template <int SS, int LG, bool STAMPS, bool DIAG = STAMPS, int KK = 8, bool DENSE = (KK < 8)>
__global__ void __launch_bounds__(ST_THREADS, DENSE ? 8 : BP_OCC)
kvq_scan_bp(const BpArgs *__restrict__ A_)
{
    __shared__ __align__(16) BpLds S;
    uint8_t *const lds_raw = reinterpret_cast<uint8_t *>(&S);
    int tid = threadIdx.x, lane = tid & 63;
    const uint32_t wave = rfl((uint32_t)tid >> 6);
    if ((uint32_t)(uintptr_t)((__attribute__((address_space(3))) uint8_t *)lds_raw) != 0u) __builtin_trap();
    unsigned long long stamp_acc[8] = { 0, 0, 0, 0, 0, 0, 0, 0 }, stamp_t = 0, wave_p34 = 0;
    unsigned long long rt_in = 0, rt_pro = 0, rt_first = 0;
    uint32_t tally[8] = { 0, 0, 0, 0, 0, 0, 0, 0 };
#ifdef KVQ_TALLY
#define BTALLY(i, cond) do { if constexpr (STAMPS) { if (cond) tally[i]++; } } while (0)
#else
#define BTALLY(i, cond) ((void)0)
#endif
    if constexpr (STAMPS) rt_in = __builtin_amdgcn_s_memrealtime();
#define BSTAMP(i) do { if constexpr (STAMPS) { const unsigned long long now_ = __builtin_amdgcn_s_memtime(); stamp_acc[i] += now_ - stamp_t; stamp_t = now_; } } while (0)

    uint32_t ntiles, tile_bytes, dbg, amin;
    {
        const BpArgsPtr A = bp_args(A_);
        ntiles = A->ntiles; tile_bytes = A->tile_bytes; dbg = DIAG ? A->dbg : 0u; amin = (uint32_t)A->P.amin;
        const GlbWords bm1 = (GlbWords)A->X.bm1;
        for (int i = tid; i < (1 << (2 * KK)) / 32; i += ST_THREADS) reinterpret_cast<uint32_t *>(S.bmA)[i] = bm1[i];
    }
    uint32_t my_shard = blockIdx.x % BP_SHARDS; bool no_more = false;
    if (wave == ST_WAVES - 1u) {
        unsigned int *const ctr = bp_args(A_)->tile_ctr;
        const uint32_t t0 = bp_draw_wave(ctr, ntiles, my_shard, (uint32_t)lane);
        const uint32_t t1 = t0 < ntiles ? bp_draw_wave(ctr, ntiles, my_shard, (uint32_t)lane) : ntiles;
        no_more = t1 >= ntiles;
        if (lane == 0) { S.first_tile = t0; S.next_tile = t1; }
    }
    for (int i = tid; i < KVQ_RL_BINS / 2; i += ST_THREADS) S.hist[i] = 0;
    if (tid == 0) { S.longest_p1 = 0; S.records = 0; S.fallback = 0; }
    if (tid < (int)ST_WAVES) { S.sv_at[tid] = 0; S.sv_end[tid] = 0; }
    if (tid < 8) { S.cdp[BP_WIN / 16 + tid] = 0; S.gdp[BP_WIN / 32 + tid] = 0; }

    static_assert(ST_ROUNDS * 16u == ST_BLK, "one scan block per thread");
    static_assert(ST_WAVES == 8, "eight wave totals");
    __syncthreads();

    if (const uint32_t stg = bp_args(A_)->pad_) { for (uint32_t i = 0; i < (blockIdx.x >> 8) * stg; i++) __builtin_amdgcn_s_sleep(127); }
    if constexpr (STAMPS) rt_pro = __builtin_amdgcn_s_memrealtime();
    unsigned long long *const ctr_stamps = bp_args(A_)->P.ctr + KVQ_CTR_RL_ + 924;
    const uint32_t addk = (0x80u - amin) * 0x01010101u;
    uint32_t tiles_done = 0;
    uint32_t g_done = 0xFFFFFFFFu;
    uint32_t my_longest = 0;
    for (uint32_t g = rfl(S.first_tile); ; ) {
        asm volatile("" : "+v"(tid));
        lane = tid & 63;
        const uint32_t blk = (uint32_t)tid * ST_BLK;
        const uint32_t wv = wave * (ST_BLK * 64u / 16u) + (uint32_t)lane;
        if constexpr (STAMPS) stamp_t = __builtin_amdgcn_s_memtime();
        uint32_t Ja = 0, Jb = 0, Jt = 0, g0 = 0; GlbBytes text = nullptr;
        uint4 pre[ST_ROUNDS];
#pragma unroll
        for (int r = 0; r < (int)ST_ROUNDS; r++) pre[r] = make_uint4(0, 0, 0, 0);
        if (g < ntiles) {
            const BpArgsPtr A = bp_args(A_);
            const u32x4_t q = ((const __attribute__((address_space(4))) u32x4_t *)A->tiles)[(dbg & 64u) ? (g & 63u) : g];
            Ja = q.x; Jb = q.y; Jt = q.z;
            g0 = (Ja & ~15u) + Jt * tile_bytes;
            const uint8_t *const data = A->data;
            text = (GlbBytes)data + g0 - ST_PRE;
            const uint32_t load_hi = g0 + ST_TILE + ST_OV < Jb ? g0 + ST_TILE + ST_OV : Jb;
            const uint32_t vo = 16u * wv - ST_PRE, vo0 = wv >= ST_PRE / 16u ? vo : ST_NO_BLOCK;
            const __amdgpu_buffer_rsrc_t rs = __builtin_amdgcn_make_buffer_rsrc((void *)(data + g0), 0, (int)(((load_hi + 15u) & ~15u) - g0), 0x00020000);
#pragma unroll
            for (int r = 0; r < (int)ST_ROUNDS; r++) {
                const u32x4_t v = __builtin_amdgcn_raw_buffer_load_b128(rs, (int)(r ? vo + 1024u * r : vo0), 0, KVQ_TEXT_AUX);
                pre[r] = make_uint4(v.x, v.y, v.z, v.w);
            }
        }
        __syncthreads();
        unsigned long long sub_t0 = 0, sub_t1 = 0;
        if constexpr (STAMPS) sub_t0 = __builtin_amdgcn_s_memtime();
        if (g_done != 0xFFFFFFFFu) {
            if (tid == 0 && S.fallback) { atomicOr(&bp_args(A_)->tile_report[g_done], TR_FLAG_FALLBACK); S.fallback = 0; }
        }
        if (g >= ntiles) break;
        const uint32_t gn = rfl(S.next_tile);
        const uint32_t own_end = g0 + tile_bytes < Jb ? g0 + tile_bytes : Jb;
        const uint32_t load_hi = g0 + ST_TILE + ST_OV < Jb ? g0 + ST_TILE + ST_OV : Jb;
        const uint32_t own_begin_l = (Jt == 0 ? Ja : g0) - g0 + ST_PRE;
        const uint32_t own_end_l = own_end - g0 + ST_PRE;
        const uint32_t end_l = load_hi - g0 + ST_PRE;

        {
            const uint32_t w_lo = wave * (ST_BLK * 64u), w_hi = w_lo + ST_BLK * 64u;
            const bool cut = ((own_begin_l & 15u) && own_begin_l > w_lo && own_begin_l < w_hi) || ((end_l & 15u) && end_l > w_lo && end_l < w_hi);
            if (cut) {
                uint32_t wv_ = wv;
                asm volatile("" : "+v"(wv_));
#pragma unroll
                for (int r = 0; r < (int)ST_ROUNDS; r++) {
                    const uint32_t o = 16u * (wv_ + 64u * r);
                    uint32_t x[4] = { pre[r].x, pre[r].y, pre[r].z, pre[r].w };
#pragma unroll
                    for (int d = 0; d < 4; d++) x[d] &= (kvq_range_flags(o + 4u * d, own_begin_l, end_l) >> 7) * 0xFFu;
                    pre[r] = make_uint4(x[0], x[1], x[2], x[3]);
                }
            }
        }
        if constexpr (STAMPS) { asm volatile("s_waitcnt vmcnt(0)" ::: "memory"); sub_t1 = __builtin_amdgcn_s_memtime(); }
        KVQ_MARK("P0 vectors");
        {
            const uint32_t pa = 2u * wv, ca = 4u * wv;
#pragma unroll
            for (int r = 0; r < (int)ST_ROUNDS; r++) {
                uint32_t n16, g16, c32;
                bp_vector(pre[r], addk, n16, g16, c32);
                *reinterpret_cast<__attribute__((address_space(3))) uint16_t *>((uintptr_t)(BP_LDS_NLP + pa + 128u * r)) = (uint16_t)n16;
                *reinterpret_cast<__attribute__((address_space(3))) uint16_t *>((uintptr_t)(BP_LDS_GDP + pa + 128u * r)) = (uint16_t)g16;
                *reinterpret_cast<__attribute__((address_space(3))) uint32_t *>((uintptr_t)(ca + 256u * r)) = c32;
            }
            if (wave == 0u) {
#pragma unroll
                for (int r = 0; r < (int)(BP_HEAD / 1024u); r++)
                    *reinterpret_cast<__attribute__((address_space(3))) u32x4_t *>((uintptr_t)(BP_LDS_HEAD + 16u * (uint32_t)lane + 1024u * r)) = u32x4_t{ pre[r].x, pre[r].y, pre[r].z, pre[r].w };
            }
        }
        KVQ_MARK("P0 vectors end");
        uint32_t m0, m1, m2;
        {
            const uint32_t a = BP_LDS_NLP + ((10u * (uint32_t)tid) & ~3u), sh = ((uint32_t)tid & 1u) * 16u;
            const uint32_t d0 = lds_u32_at(a), d1 = lds_u32_at(a + 4u), d2 = lds_u32_at(a + 8u);
            m0 = __builtin_amdgcn_alignbit(d1, d0, sh); m1 = __builtin_amdgcn_alignbit(d2, d1, sh); m2 = (d2 >> sh) & 0xFFFFu;
        }
        static_assert(ST_BLK == 80u, "five vectors per block");
        const uint32_t cnt = (uint32_t)(__popc(m0) + __popc(m1) + __popc(m2));
        const uint32_t incl = kvq_wave_incl_scan(cnt);
        if (lane == 63) S.wtot[wave] = incl;
        KVQ_MARK("P0 scan end");
        if constexpr (STAMPS) { if (tid == 0) { atomicAdd(&ctr_stamps[0], sub_t0 - stamp_t); atomicAdd(&ctr_stamps[1], sub_t1 - sub_t0); } }
        BSTAMP(0);
        __syncthreads();
        KVQ_MARK("P1b");
        BSTAMP(1);
        uint32_t n_all = 0;
        {
            uint32_t run = S.wtot[lane & 7];
            run += (uint32_t)__builtin_amdgcn_update_dpp(0, (int)run, 0x111, 0xf, 0xf, false);
            run += (uint32_t)__builtin_amdgcn_update_dpp(0, (int)run, 0x112, 0xf, 0xf, false);
            run += (uint32_t)__builtin_amdgcn_update_dpp(0, (int)run, 0x114, 0xf, 0xf, false);
            n_all = (uint32_t)__builtin_amdgcn_readlane((int)run, 7);
            const uint32_t upto = (uint32_t)__builtin_amdgcn_readlane((int)run, (int)wave);
            uint32_t n = upto - (uint32_t)__builtin_amdgcn_readlane((int)incl, 63) + incl - cnt;
            if (blk < own_end_l && blk + ST_BLK >= own_end_l) S.n_owned = n + cnt;
            if (__any(cnt != 0u)) {
                if (n_all <= BP_NLCAP && !__any(cnt > 2u)) {
// ... 264 lines not shown
                }
                }
        KVQ_MARK("filter end / P4a");
                BSTAMP(5);
                KVQ_SETPRIO(3);

                if constexpr (!DENSE) {
                const bool over = qn > BP_QW;
                const uint32_t qn_ok = (over || (dbg & 1u)) ? 0u : qn;
                if (over && step > 1u) { step >>= 1; continue; }
                if (over) {
                    if (mine && gl == 0) {
                        const BpArgsPtr A = bp_args(A_);
                        const KvqRedo Rd(A->redo);
                        const uint32_t boff = g0 - ST_PRE + roff;
                        bool put = false;
                        if (A->redo) {
                            if (rl >= KVQ_LONG_READ) {
                                const unsigned int i = atomicAdd(Rd.count + 1, 1u);
                                if (i < KVQ_LONG_CAP) { Rd.read_off[KVQ_REDO_CAP - 1u - i] = boff; Rd.read_len[KVQ_REDO_CAP - 1u - i] = rl; put = true; }
                            }
                            if (!put) {
                                const unsigned int i = atomicAdd(Rd.count, 1u);
                                if (i < A->redo_cap) { Rd.rec_start[i] = KVQ_REDO_TRIMMED; Rd.read_off[i] = boff; Rd.read_len[i] = rl; }
                                put = true;
                            }
                        }
                        if (!put) S.fallback = 1u;
                        else atomicOr(A->fail, 2u);
                    }
                }
#include "kernels_bp_p4.inc"
                } else {
                    uint32_t hA = 0, hpos = 0, tpos = 0; bool hh = false, th = false;
                    int ee = e0, xt = (int)G;
                    int ee_of_hA = e0;
                    bool done = false;
                    while (!done) {
                        bool full = false;
                        while (!full) {
                            if (!__any(hA != 0u || hh || th)) {
                                ee_of_hA = ee;
                                if (__any(ee < e1)) {
                                    const bool act = ee < e1;
                                    uint32_t hA_;
                                    {
#include "kernels_bp_lookup.inc"
                                        hA_ = hA;
                                    }
                                    const int nv = act ? (e1 - ee < NR ? e1 - ee : NR) : 0;
                                    hA = hA_ & ((1u << nv) - 1u);
                                    if (first) { hh = hhit; th = thit; hpos = gl * KK; tpos = (uint32_t)(rl - ((int)gl + 1) * KK); first = false; }
                                    ee += NR;
                                } else if (xt <= me_) {
                                    const int jj = xt + (int)gl;
                                    hpos = (uint32_t)(jj * KK); tpos = (uint32_t)(rl - (jj + 1) * KK);
                                    hh = fixed_block((int)hpos, head_ok(jj)); th = fixed_block((int)tpos, tail_ok(jj));
                                    xt += (int)G;
                                } else { done = true; break; }
                                continue;
                            }
                            const uint32_t c = (uint32_t)__popc(hA) + (hh ? 1u : 0u) + (th ? 1u : 0u);
                            const uint32_t inc = kvq_wave_incl_scan(c);
                            const uint32_t tot = (uint32_t)__builtin_amdgcn_readlane((int)inc, 63);
                            uint32_t idx = qn + inc - c;
                            while (hA && idx < BP_QW) {
                                const int j = __ffs((int)hA) - 1; hA &= hA - 1u;
                                q1[idx++] = k | ((uint32_t)(SS * (ee_of_hA + j)) << 9);
                            }
                            if (hh && idx < BP_QW) { q1[idx++] = k | (hpos << 9) | (1u << BP_Q1_KIND); hh = false; }
                            if (th && idx < BP_QW) { q1[idx++] = k | (tpos << 9) | (1u << BP_Q1_KIND); th = false; }
                            full = qn + tot >= BP_QW;
                            qn = qn + tot < BP_QW ? qn + tot : BP_QW;
                        }
                        {
                            const uint32_t qn_ok = (dbg & 1u) ? 0u : qn;
#include "kernels_bp_p4.inc"
                        }
                        qn = 0;
                    }
                }
                KVQ_SETPRIO(2);
                sub += step;
            }
            KVQ_SETPRIO(0);
            if (have && gl == 0 && (c0 != '@' || cp != '+')) {
                const BpArgsPtr A = bp_args(A_);
                const uint32_t m = jn + 4u * k;
                const uint32_t rstart = m == 0 ? ST_PRE + (Ja & 15u) : (uint32_t)S.nl[m - 1] + 1u, plus = (uint32_t)S.nl[m + 1] + 1u;
                const int64_t tf = A->fpos_base + (int64_t)g0;
                if (c0 != '@') atomicMin(A->P.err, ((unsigned long long)(tf + rstart - ST_PRE) << 16) | (0ull << 8) | c0);
                else atomicMin(A->P.err, ((unsigned long long)(tf + plus - ST_PRE) << 16) | (1ull << 8) | cp);
            }
        KVQ_MARK("P4 end");
            BSTAMP(6);
        }
        if constexpr (STAMPS) wave_p34 += __builtin_amdgcn_s_memtime() - wave_t3;
        if (wave == ST_WAVES - 1u) {
            uint32_t d = no_more ? ntiles : rfl(drawn);
            if (!no_more && d >= bp_shard_begin(my_shard + 1u, ntiles)) {
                d = bp_draw_wave(bp_args(A_)->tile_ctr, ntiles, my_shard, (uint32_t)tid & 63u);
                no_more = d >= ntiles;
            }
            if ((tid & 63) == 0) S.next_tile = d;
        }
        KVQ_MARK("tile end");
        BSTAMP(7);
        if constexpr (STAMPS) { if (rt_first == 0) rt_first = __builtin_amdgcn_s_memrealtime(); }
        g_done = g; g = gn;
    }

    unsigned long long rt_loop = 0;
    if constexpr (STAMPS) rt_loop = __builtin_amdgcn_s_memrealtime();
    {
        const uint32_t at = S.sv_at[wave], end = S.sv_end[wave];
        if (at + (uint32_t)lane < end) KvqSurvivors(bp_args(A_)->surv).item[at + (uint32_t)lane].rl = 0;
    }
    atomicMax(&S.longest_p1, my_longest);
    __syncthreads();
    unsigned long long *const ctr = (bp_args(A_)->P.ctr + (size_t)(blockIdx.x % KVQ_STAGE_COPIES) * KVQ_STAGE_SLOTS);
    if constexpr (STAMPS) {
        if (tid == 0) for (int i = 0; i < 8; i++) atomicAdd(&ctr[KVQ_CTR_RL_ + 900 + i], stamp_acc[i]);
        for (int i = 0; i < 8; i++) if (tally[i]) atomicAdd(&ctr[KVQ_CTR_RL_ + 930 + i], (unsigned long long)tally[i]);
        if (lane == 0) atomicAdd(&ctr[KVQ_CTR_RL_ + 908 + wave], wave_p34);
        if (tid == 0) {
            const unsigned long long rt_out = __builtin_amdgcn_s_memrealtime();
            atomicAdd(&ctr[KVQ_CTR_RL_ + 916], rt_pro - rt_in); atomicAdd(&ctr[KVQ_CTR_RL_ + 917], rt_first ? rt_first - rt_pro : 0ull);
            atomicAdd(&ctr[KVQ_CTR_RL_ + 918], rt_loop - rt_in); atomicAdd(&ctr[KVQ_CTR_RL_ + 919], 1ull);
            atomicMax(&ctr[KVQ_CTR_RL_ + 920], rt_out); atomicMax(&ctr[KVQ_CTR_RL_ + 921], rt_in);
            atomicMax(&ctr[KVQ_CTR_RL_ + 922], ~rt_in);
            atomicAdd(&ctr[KVQ_CTR_RL_ + 923], rt_out - rt_loop);
        }
    }
    for (int i = tid; i < KVQ_RL_BINS / 2; i += ST_THREADS) {
        const uint32_t w = S.hist[i];
        if (w & 0xFFFFu) atomicAdd(&ctr[KVQ_CTR_RL_ + 2 * i], (unsigned long long)(w & 0xFFFFu));
        if (w >> 16) atomicAdd(&ctr[KVQ_CTR_RL_ + 2 * i + 1], (unsigned long long)(w >> 16));
    }
    if (tid == 0) {
        if (S.longest_p1) atomicMax(&ctr[KVQ_CTR_LONGEST_], (unsigned long long)S.longest_p1);
        if (S.records) atomicAdd(&ctr[KVQ_CTR_RECORDS_], (unsigned long long)S.records);
    }
}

****************************************

### TASK INSTRUCTIONS
From the first line above through the line that contains "#ifdef KVQ_TALLY", quote each line exactly. Output nothing more.

### TASK RESULT
template <int SS, int LG, bool STAMPS, bool DIAG = STAMPS, int KK = 8, bool DENSE = (KK < 8)>
__global__ void __launch_bounds__(ST_THREADS, DENSE ? 8 : BP_OCC)
kvq_scan_bp(const BpArgs *__restrict__ A_)
{
    __shared__ __align__(16) BpLds S;
    uint8_t *const lds_raw = reinterpret_cast<uint8_t *>(&S);
    int tid = threadIdx.x, lane = tid & 63;
    const uint32_t wave = rfl((uint32_t)tid >> 6);
    if ((uint32_t)(uintptr_t)((__attribute__((address_space(3))) uint8_t *)lds_raw) != 0u) __builtin_trap();
    unsigned long long stamp_acc[8] = { 0, 0, 0, 0, 0, 0, 0, 0 }, stamp_t = 0, wave_p34 = 0;
    unsigned long long rt_in = 0, rt_pro = 0, rt_first = 0;
    uint32_t tally[8] = { 0, 0, 0, 0, 0, 0, 0, 0 };
#ifdef KVQ_TALLY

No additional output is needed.